30The respondent relies on the s.44 Physiatry report by Dr. Gwardjan, arguing that the treatment plan is not reasonable and necessary because the applicant already had the benefit of formal physical rehabilitation and had achieved maximum therapeutic benefit.
31The respondent further submits that the applicant was previously approved for physical therapy treatments in the three months following the accident, but he has not attended regularly since this time despite approved treatment being available.
32I have reviewed the CNRs from the applicant’s family physician, Dr. Park, and was not led to supportive evidence suggesting that physiotherapy was recommended or necessary at the time of the OCF-18.
33While I do note that Dr. Wong’s Chronic Pain Report recommends physiotherapy, I find this recommendation was not contemporaneous. Specifically, the report was authored in August 2024, while the treatment plan for physiotherapy was proposed in December of 2022, meaning the chronic pain report is not contemporaneous to the treatment plan.
34Turning to the s.44 report of Dr. Gwardjan, I note that the report states that the applicant suffered from soft tissue injuries and had already achieved the “maximum therapeutic benefit” from prior physical rehabilitation treatments.

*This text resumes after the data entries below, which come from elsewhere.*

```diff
diff --git a/flash_hash_join_amd/csrc/fj_plan.hip b/flash_hash_join_amd/csrc/fj_plan.hip
--- a/flash_hash_join_amd/csrc/fj_plan.hip
+++ b/flash_hash_join_amd/csrc/fj_plan.hip
@@ -175,15 +175,17 @@
 
 bool bloom_stage_follows(const PassIter& it, int level) { return it.plan.bloom_level == level && it.bloom_build && !it.bloom_done; }
 
-void join_item_geometry(u64 nparts, size_t np, u64 chunk_bound, u32* tc, u64* max_items) {
+void join_item_geometry(u64 nparts, size_t np, u64 chunk_bound, u32* tc, u64* max_items, u32 resident, u32* min_slices) {
     const u64 pchunks = (np + FJ_CHUNK - 1) / FJ_CHUNK;
     const u64 bound = std::max<u64>(chunk_bound, pchunks);
     const u64 avg = std::max<u64>(1, bound / nparts);
     u64 want = 1;
-    const u64 target_items = options().join_items_target;
+    if (resident && nparts < resident && (pchunks / nparts) / 32 < (resident + nparts - 1) / nparts) resident = 0;
+    const u64 target_items = resident ? resident : options().join_items_target;
     if (nparts < target_items) want = std::min<u64>((target_items + nparts - 1) / nparts, std::max<u64>(1, (pchunks / nparts) / 32));
     *tc = (u32)(want > 1 ? std::max<u64>(8, (avg * 9 / 8 + want - 1) / want) : std::max<u64>(512, 4 * avg));
-    *max_items = bound / *tc + nparts + 1;
+    *min_slices = (resident && want > 1 && want <= 16 && want <= *tc && nparts < 8192) ? (u32)want : 0u;
+    *max_items = bound / *tc + nparts * std::max<u64>(1, *min_slices) + 1;
 }
 
 bool wide_join_planned(bool materialize, size_t nb, size_t np_eff, int bits) {
@@ -194,12 +196,12 @@
 
 int level_finish(fj_ctx* c, PassIter& it, bool final_level, hipStream_t s) {
     const FjChunkSet& cs = it.cs;
-    u32 tc = 0; u64 max_tiles = 0; u32* zero_tail = nullptr;
+    u32 tc = 0; u64 max_tiles = 0; u32* zero_tail = nullptr; u32 min_slices = 0;
     if (bloom_stage_follows(it, it.i)) tc = fj_bloom_tile_chunks();
     else if (!final_level) tc = fj_partition_tile_chunks((u32)it.plan.fan_log[it.i], it.has_vals);
     else if (it.want_items) {
-        join_item_geometry(cs.nb, it.n, it.lbound, &tc, &max_tiles);
-        if (it.item_tc_max && tc > it.item_tc_max) { tc = it.item_tc_max; max_tiles = std::max<u64>(it.lbound, (it.n + FJ_CHUNK - 1) / FJ_CHUNK) / tc + cs.nb + 1; }
+        join_item_geometry(cs.nb, it.n, it.lbound, &tc, &max_tiles, it.items_per_resident ? 2 * c->num_cus : 0u, &min_slices);
+        if (it.item_tc_max && tc > it.item_tc_max) { tc = it.item_tc_max; min_slices = 0; max_tiles = std::max<u64>(it.lbound, (it.n + FJ_CHUNK - 1) / FJ_CHUNK) / tc + cs.nb + 1; }
     }
     if (tc && !max_tiles) max_tiles = it.lbound / tc + cs.nb + 1;
     if (max_tiles >= (1ull << 31)) return set_err("internal error: tile table too large");
@@ -213,7 +215,7 @@
             it.part_count = zero_tail = (u32*)p; it.items_cap = (u32)max_tiles;
         }
     }
-    HIPCHK(fj_launch_group(cs, tc, toff, tiles, (u32)max_tiles, zero_tail, s));
+    HIPCHK(fj_launch_group(cs, tc, toff, tiles, (u32)max_tiles, zero_tail, s, min_slices));
     it.tiles = tiles; it.ntiles = toff ? toff + cs.nb : nullptr; it.toff = toff;
     return 0;
 }
@@ -529,6 +531,18 @@
     return 0;
 }
 
+int fj_debug_item_counts(fj_ctx* c, uint32_t* h_counts, uint32_t* h_parts, uint32_t* h_chunks, size_t cap, uint64_t* h_n) {
+    if (!h_n) return set_err("fj_debug_item_counts: null");
+    FJ_ENTER(c);
+    const size_t n = c->dbg_item_counts.size();
+    *h_n = n;
+    if (n > cap) return set_err("fj_debug_item_counts: %zu items, room for %zu", n, cap);
+    if (n && h_counts) memcpy(h_counts, c->dbg_item_counts.data(), n * 4);
+    if (n && h_parts) memcpy(h_parts, c->dbg_item_parts.data(), n * 4);
+    if (n && h_chunks) memcpy(h_chunks, c->dbg_item_chunks.data(), n * 4);
+    return 0;
+}
+
 int fj_device_malloc(void** p, size_t bytes) { HIPCHK(hipMalloc(p, bytes ? bytes : 16)); return 0; }
 int fj_device_free(void* p) { if (p) HIPCHK(hipFree(p)); return 0; }
 int fj_memcpy_h2d(void* d, const void* h, size_t bytes) { if (bytes) HIPCHK(hipMemcpy(d, h, bytes, hipMemcpyHostToDevice)); return 0; }
diff --git a/include/flashjoin_lab.h b/include/flashjoin_lab.h
--- a/include/flashjoin_lab.h
+++ b/include/flashjoin_lab.h
@@ -60,6 +60,7 @@
                        int hash_top_bits, void* stream, uint64_t* h_out_keys, uint64_t* h_out_vals,
                        uint32_t* h_bucket_of, uint64_t* h_nvalid);
 
+int fj_debug_item_counts(fj_ctx* ctx, uint32_t* h_counts, uint32_t* h_parts, uint32_t* h_chunks, size_t cap, uint64_t* h_n);
 
 #if defined(__GNUC__)
 #pragma GCC visibility pop
```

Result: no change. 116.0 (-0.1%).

35For these reasons, I find, on the balance of probabilities, the applicant has not met his onus to establish the proposed physiotherapy treatment plan is reasonable or necessary.
Is the applicant entitled to a Psychological Assessment?
36I find, on the balance of probabilities, that the applicant has not met his onus to prove that a Psychological Assessment is reasonable or necessary.
37The purpose of an assessment is to determine whether a condition exists. For an insured, they bear the onus to demonstrate that there are grounds on which to believe that a condition exists that would warrant further investigation by way of an assessment.
38The applicant submits an OCF-18 from Psychologist Dr. H. Rahguraman, dated December 14, 2022, proposing a Psychological Assessment to explore specific isolated phobias and adjustment disorders.
39I was not led to compelling contemporaneous supportive evidence which indicated a psychological issue exists. Again, while I note that Dr. Wong’s report recommends a psychological assessment, it was not contemporaneous to the disputed treatment plan.
40Furthermore, I was not led to reference in the CNR’s from the family physician that a psychological issues exists.
41Without supporting medical evidence that the applicant is experiencing psychological symptoms as a result of the accident, I find the applicant has not, on the balance of probabilities, demonstrated that a psychological assessment is reasonable or necessary.
Interest
42Interest applies on the payment of any overdue benefits pursuant to s. 51 of the Schedule. Since no benefits are overdue, no interest is payable.
ORDER
43The application is granted in part.
i. The applicant has met the onus to be removed from the Minor Injury Guideline, and the $3,500 treatment limit will no longer apply.
ii. The applicant has not met the onus to demonstrate that a psychological assessment or a proposed treatment plan for physiotherapy are reasonable and necessary.
iii. No benefits are overdue and no interest is payable.